● Your objective
Copy, from the entries below, each line where the word "nbatch" can be found.

● Saved data entries
<<<<
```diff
@@ -628,10 +642,17 @@
   if (d->W <= 0 || d->H <= 0 || d->NB <= 0) return set_error("pfd_gemm_f16: empty output raster");
   if (d->stride != 1 && d->stride != 2) return set_error("pfd_gemm_f16: stride %d unsupported", d->stride);
   if (d->tap_off != 0 && d->tap_off != 1) return set_error("pfd_gemm_f16: tap_off %d unsupported", d->tap_off);
+  if (d->up2x != 0 && d->up2x != 1) return set_error("pfd_gemm_f16: up2x %d unsupported", d->up2x);
+  if (d->up2x && (d->stride != 1 || d->tap_off != 0 || d->b_batch_stride != 0 || d->W != 2 * d->in_w ||
+                  d->H != 2 * d->in_h))
+    return set_error("pfd_gemm_f16: up2x needs stride 1, tap_off 0, shared weights and W, H = 2 in_w, 2 in_h "
+                     "(got stride %d, tap_off %d, W %d, H %d, in_w %d, in_h %d)", d->stride, d->tap_off, d->W, d->H,
+                     d->in_w, d->in_h);
   if (!d->out || !d->b_ptr) return set_error("pfd_gemm_f16: null out/b pointer");
   long long ktot = 0;
   for (int s = 0; s < d->nseg; ++s) {
-    if (d->taps[s] != 1 && d->taps[s] != 9) return set_error("pfd_gemm_f16: taps[%d]=%d", s, d->taps[s]);
+    if (d->up2x ? d->taps[s] != 4 : (d->taps[s] != 1 && d->taps[s] != 9))
+      return set_error("pfd_gemm_f16: taps[%d]=%d (up2x %d)", s, d->taps[s], d->up2x);
     if (d->a_c[s] <= 0 || d->a_c[s] % 8) return set_error("pfd_gemm_f16: a_c[%d]=%d must be a multiple of 8", s, d->a_c[s]);
     if (!d->a_ptr[s]) return set_error("pfd_gemm_f16: a_ptr[%d] is null", s);
     if ((reinterpret_cast<uintptr_t>(d->a_ptr[s]) & 15) || (d->a_sx[s] % 8) || (d->a_sy[s] % 8) || (d->a_sn[s] % 8))
@@ -647,7 +668,9 @@
   p.nseg = d->nseg;
   p.stride = d->stride;
   p.tap_off = d->tap_off;
-  p.W = d->W; p.H = d->H; p.NB = d->NB; p.N = d->N;
+  p.phases = d->up2x ? 4 : 1;
+  const int sc = d->up2x ? 2 : 1;
+  p.W = d->W / sc; p.H = d->H / sc; p.NB = d->NB; p.N = d->N;
   p.b_batched = d->b_batch_stride != 0;
   p.alpha = d->alpha;
   p.act = d->act;
@@ -656,7 +679,9 @@
   p.residual = static_cast<const __half*>(d->residual);
   p.rowadd_ld = d->rowadd_ld > 0 ? d->rowadd_ld : d->N;
   p.out = static_cast<__half*>(d->out);
-  p.so_n1 = d->so_n1; p.so_n0 = d->so_n0; p.so_y = d->so_y; p.so_x = d->so_x;
+  p.so_n1 = d->so_n1; p.so_n0 = d->so_n0; p.so_y = d->so_y * sc; p.so_x = d->so_x * sc;
+  p.ph_sy = d->up2x ? d->so_y : 0;
+  p.ph_sx = d->up2x ? d->so_x : 0;
   p.so_c1 = d->so_c1; p.so_c0 = d->so_c0;
   p.ndiv = d->ndiv > 0 ? d->ndiv : 1;
   p.cdiv = d->cdiv > 0 ? d->cdiv : (1 << 30);
@@ -675,7 +700,7 @@
       for (int ch = 128 / cw; ch >= 1; ch >>= 1) {
         if (ch * d->stride > 256) continue;
         int cn = 128 / (cw * ch);
-        long long cost = cdivll(d->W, cw) * cdivll(d->H, ch) * cdivll(d->NB, cn);
+        long long cost = cdivll(p.W, cw) * cdivll(p.H, ch) * cdivll(d->NB, cn);
         if (best < 0 || cost < best) {
           best = cost; bw = cw; bh = ch; bn = cn;
         }
@@ -683,10 +708,10 @@
     }
   }
   p.bw = bw; p.bh = bh; p.bn = bn;
-  p.tiles_w = (int)cdivll(d->W, bw);
-  p.tiles_h = (int)cdivll(d->H, bh);
+  p.tiles_w = (int)cdivll(p.W, bw);
+  p.tiles_h = (int)cdivll(p.H, bh);
   p.tiles_nb = (int)cdivll(d->NB, bn);
-  const long long m_tiles = (long long)p.tiles_w * p.tiles_h * p.tiles_nb;
+  const long long m_tiles = (long long)p.tiles_w * p.tiles_h * p.tiles_nb * p.phases;
 
   bool short_k_plain = !p.b_batched && !geglu;
   int kb_count = 0;
@@ -695,6 +720,7 @@
     kb_count += d->taps[s] * ((d->a_c[s] + BK - 1) / BK);
   }
   short_k_plain = short_k_plain && kb_count <= 40;
+  const int short_k_bn = (!d->residual && d->N >= 640 && m_tiles >= 64) ? 128 : 64;
   const int cands[5] = {256, 192, 160, 128, 64};
   int BNsel = 128;
   double best_cost = -1;
@@ -703,7 +729,8 @@
     const int bn_c = cands[i];
     if (geglu && (d->N % bn_c)) continue;
     if (d->bn_force && d->bn_force != bn_c) continue;
-    if (short_k_plain && !d->bn_force && bn_c != 64) continue;
+    if (short_k_plain && !d->bn_force && bn_c != short_k_bn) continue;
+    if (d->up2x && !d->bn_force && bn_c == 256) continue;
     const long long nt = cdivll(d->N, bn_c);
     const long long tiles = m_tiles * nt;
     const double waves = (double)cdivll(tiles, sms);
@@ -761,7 +788,7 @@
     }
   }
   {
-    const long long nbatch = p.b_batched ? d->NB : 1;
+    const long long nbatch = p.b_batched ? d->NB : p.phases;
     cuuint64_t dims[3] = {(cuuint64_t)d->K, (cuuint64_t)d->N, (cuuint64_t)nbatch};
     const long long bs = p.b_batched ? d->b_batch_stride : (long long)d->K * d->N;
     cuuint64_t strides[2] = {(cuuint64_t)d->K * 2, (cuuint64_t)bs * 2};
diff --git a/pfd_b200/modules.py b/pfd_b200/modules.py
--- a/pfd_b200/modules.py
+++ b/pfd_b200/modules.py
@@ -114,6 +114,30 @@
     return cached(conv, "conv3" + ("+skip" if skip is not None else ""), params, build)
 
 
+UP2X_FOLD = (((0,), (1, 2)), ((0, 1), (2,)))
+
+
+def up2x_phase_weights(w: torch.Tensor) -> torch.Tensor:
+    f = torch.zeros((2, 2, 3), dtype=w.dtype, device=w.device)
+    for p in range(2):
+        for t in range(2):
+            f[p, t, list(UP2X_FOLD[p][t])] = 1
+    return torch.einsum("pyk,qxl,oikl->pqoiyx", f, f, w)
+
+
+def pk_conv3_up2x(conv: nn.Conv2d) -> Tuple[torch.Tensor, Optional[torch.Tensor]]:
+    def build():
+        w = up2x_phase_weights(fp16(conv.weight).float())
+        o, i = w.shape[2], w.shape[3]
+        w = w.permute(0, 1, 2, 4, 5, 3).reshape(4, o, 4 * i)
+        b = fp16(conv.bias)
+        if o % 8:
+            w = torch.cat([w, w.new_zeros((4, 8 - o % 8, 4 * i))], 1)
+            b = pad_rows(b) if b is not None else None
+        return w.to(torch.float16).contiguous(), b
+    return cached(conv, "conv3up2x", [conv.weight, conv.bias], build)
+
+
 def pk_conv3_small(conv: nn.Conv2d) -> Tuple[torch.Tensor, Optional[torch.Tensor]]:
     def build():
         w = pad_cols(pack_conv(conv.weight))
diff --git a/pfd_b200/native.py b/pfd_b200/native.py
--- a/pfd_b200/native.py
+++ b/pfd_b200/native.py
@@ -36,6 +36,7 @@
         ("W", c_int32), ("H", c_int32), ("NB", c_int32),
         ("b_ptr", c_void_p),
         ("N", c_int32),
+        ("up2x", c_int32),
         ("K", c_int64),
         ("b_batch_stride", c_int64),
         ("alpha", c_float),
@@ -192,7 +193,7 @@
              bias: Optional[torch.Tensor] = None, rowadd: Optional[torch.Tensor] = None,
              residual: Optional[torch.Tensor] = None, out: torch.Tensor,
              so: Tuple[int, int, int, int, int, int], ndiv: int = 1, cdiv: int = 0,
-             bn_force: int = 0, tap_off: int = 0) -> None:
+             bn_force: int = 0, tap_off: int = 0, up2x: int = 0) -> None:
     d = GemmDesc()
     d.nseg = len(segs)
     for i, (t, taps, c, (sx, sy, sn)) in enumerate(segs):
@@ -206,6 +207,7 @@
     _chk16(w, "B")
     d.b_ptr = w.data_ptr()
     d.N, d.K, d.b_batch_stride = N, K, b_batch_stride
+    d.up2x = up2x
     d.alpha, d.act = alpha, act
     d.bias = _p(bias)
     d.rowadd = _p(rowadd)
@@ -273,6 +275,18 @@
     gemm_raw(segs, in_w=W, in_h=H, stride=stride, W=Wo, H=Ho, NB=NB, w=w, N=N, K=w.stride(0), act=act,
              bias=bias, rowadd=rowadd, residual=residual, out=out,
              so=(out.stride(0), 0, out.stride(1), out.stride(2), 0, 1), tap_off=tap_off)
+    return out
+
+
+def conv3x3_up2x(x: torch.Tensor, w: torch.Tensor, bias: Optional[torch.Tensor] = None, *,
+                 out: Optional[torch.Tensor] = None) -> torch.Tensor:
+    NB, H, W, C = x.shape
+    N = w.shape[1]
+    if out is None:
+        out = torch.empty((NB, 2 * H, 2 * W, N), device=x.device, dtype=torch.float16)
+    gemm_raw([(x, 4, C, (x.stride(2), x.stride(1), x.stride(0)))], in_w=W, in_h=H, stride=1, W=2 * W, H=2 * H, NB=NB,
+             w=w, N=N, K=w.stride(1), bias=bias, out=out, so=(out.stride(0), 0, out.stride(1), out.stride(2), 0, 1),
+             up2x=1)
     return out
 
 
diff --git a/pfd_b200/unet.py b/pfd_b200/unet.py
--- a/pfd_b200/unet.py
+++ b/pfd_b200/unet.py
@@ -9,7 +9,7 @@
 from . import attention as att
 from .attention import attend, ceil8, project_heads, project_heads_fused, project_vt_swapped
 from .modules import (Conv2d, GroupNorm, IndexedSequential, LayerNorm, Linear, cached, pk_conv3,
-                      pk_conv3_small, pk_lin, pk_mat, pk_norm)
+                      pk_conv3_small, pk_conv3_up2x, pk_lin, pk_mat, pk_norm)
 
 
 class ResBlock(nn.Module):
@@ -305,8 +305,8 @@
             w, b = pk_conv3(layer.op)
             return nv.conv3x3(h, w, b, stride=2)
         if isinstance(layer, Upsample):
-            w, b = pk_conv3(layer.conv)
-            return nv.conv3x3(nv.upsample2x(h), w, b)
+            w, b = pk_conv3_up2x(layer.conv)
+            return nv.conv3x3_up2x(h, w, b)
         if isinstance(layer, IndexedSequential):
             g, b = pk_norm(layer[0])
             hn = nv.groupnorm(h, g, b, layer[0].eps, silu=True)
```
>>>>
● Response to this task
-    const long long nbatch = p.b_batched ? d->NB : 1;
+    const long long nbatch = p.b_batched ? d->NB : p.phases;
     cuuint64_t dims[3] = {(cuuint64_t)d->K, (cuuint64_t)d->N, (cuuint64_t)nbatch};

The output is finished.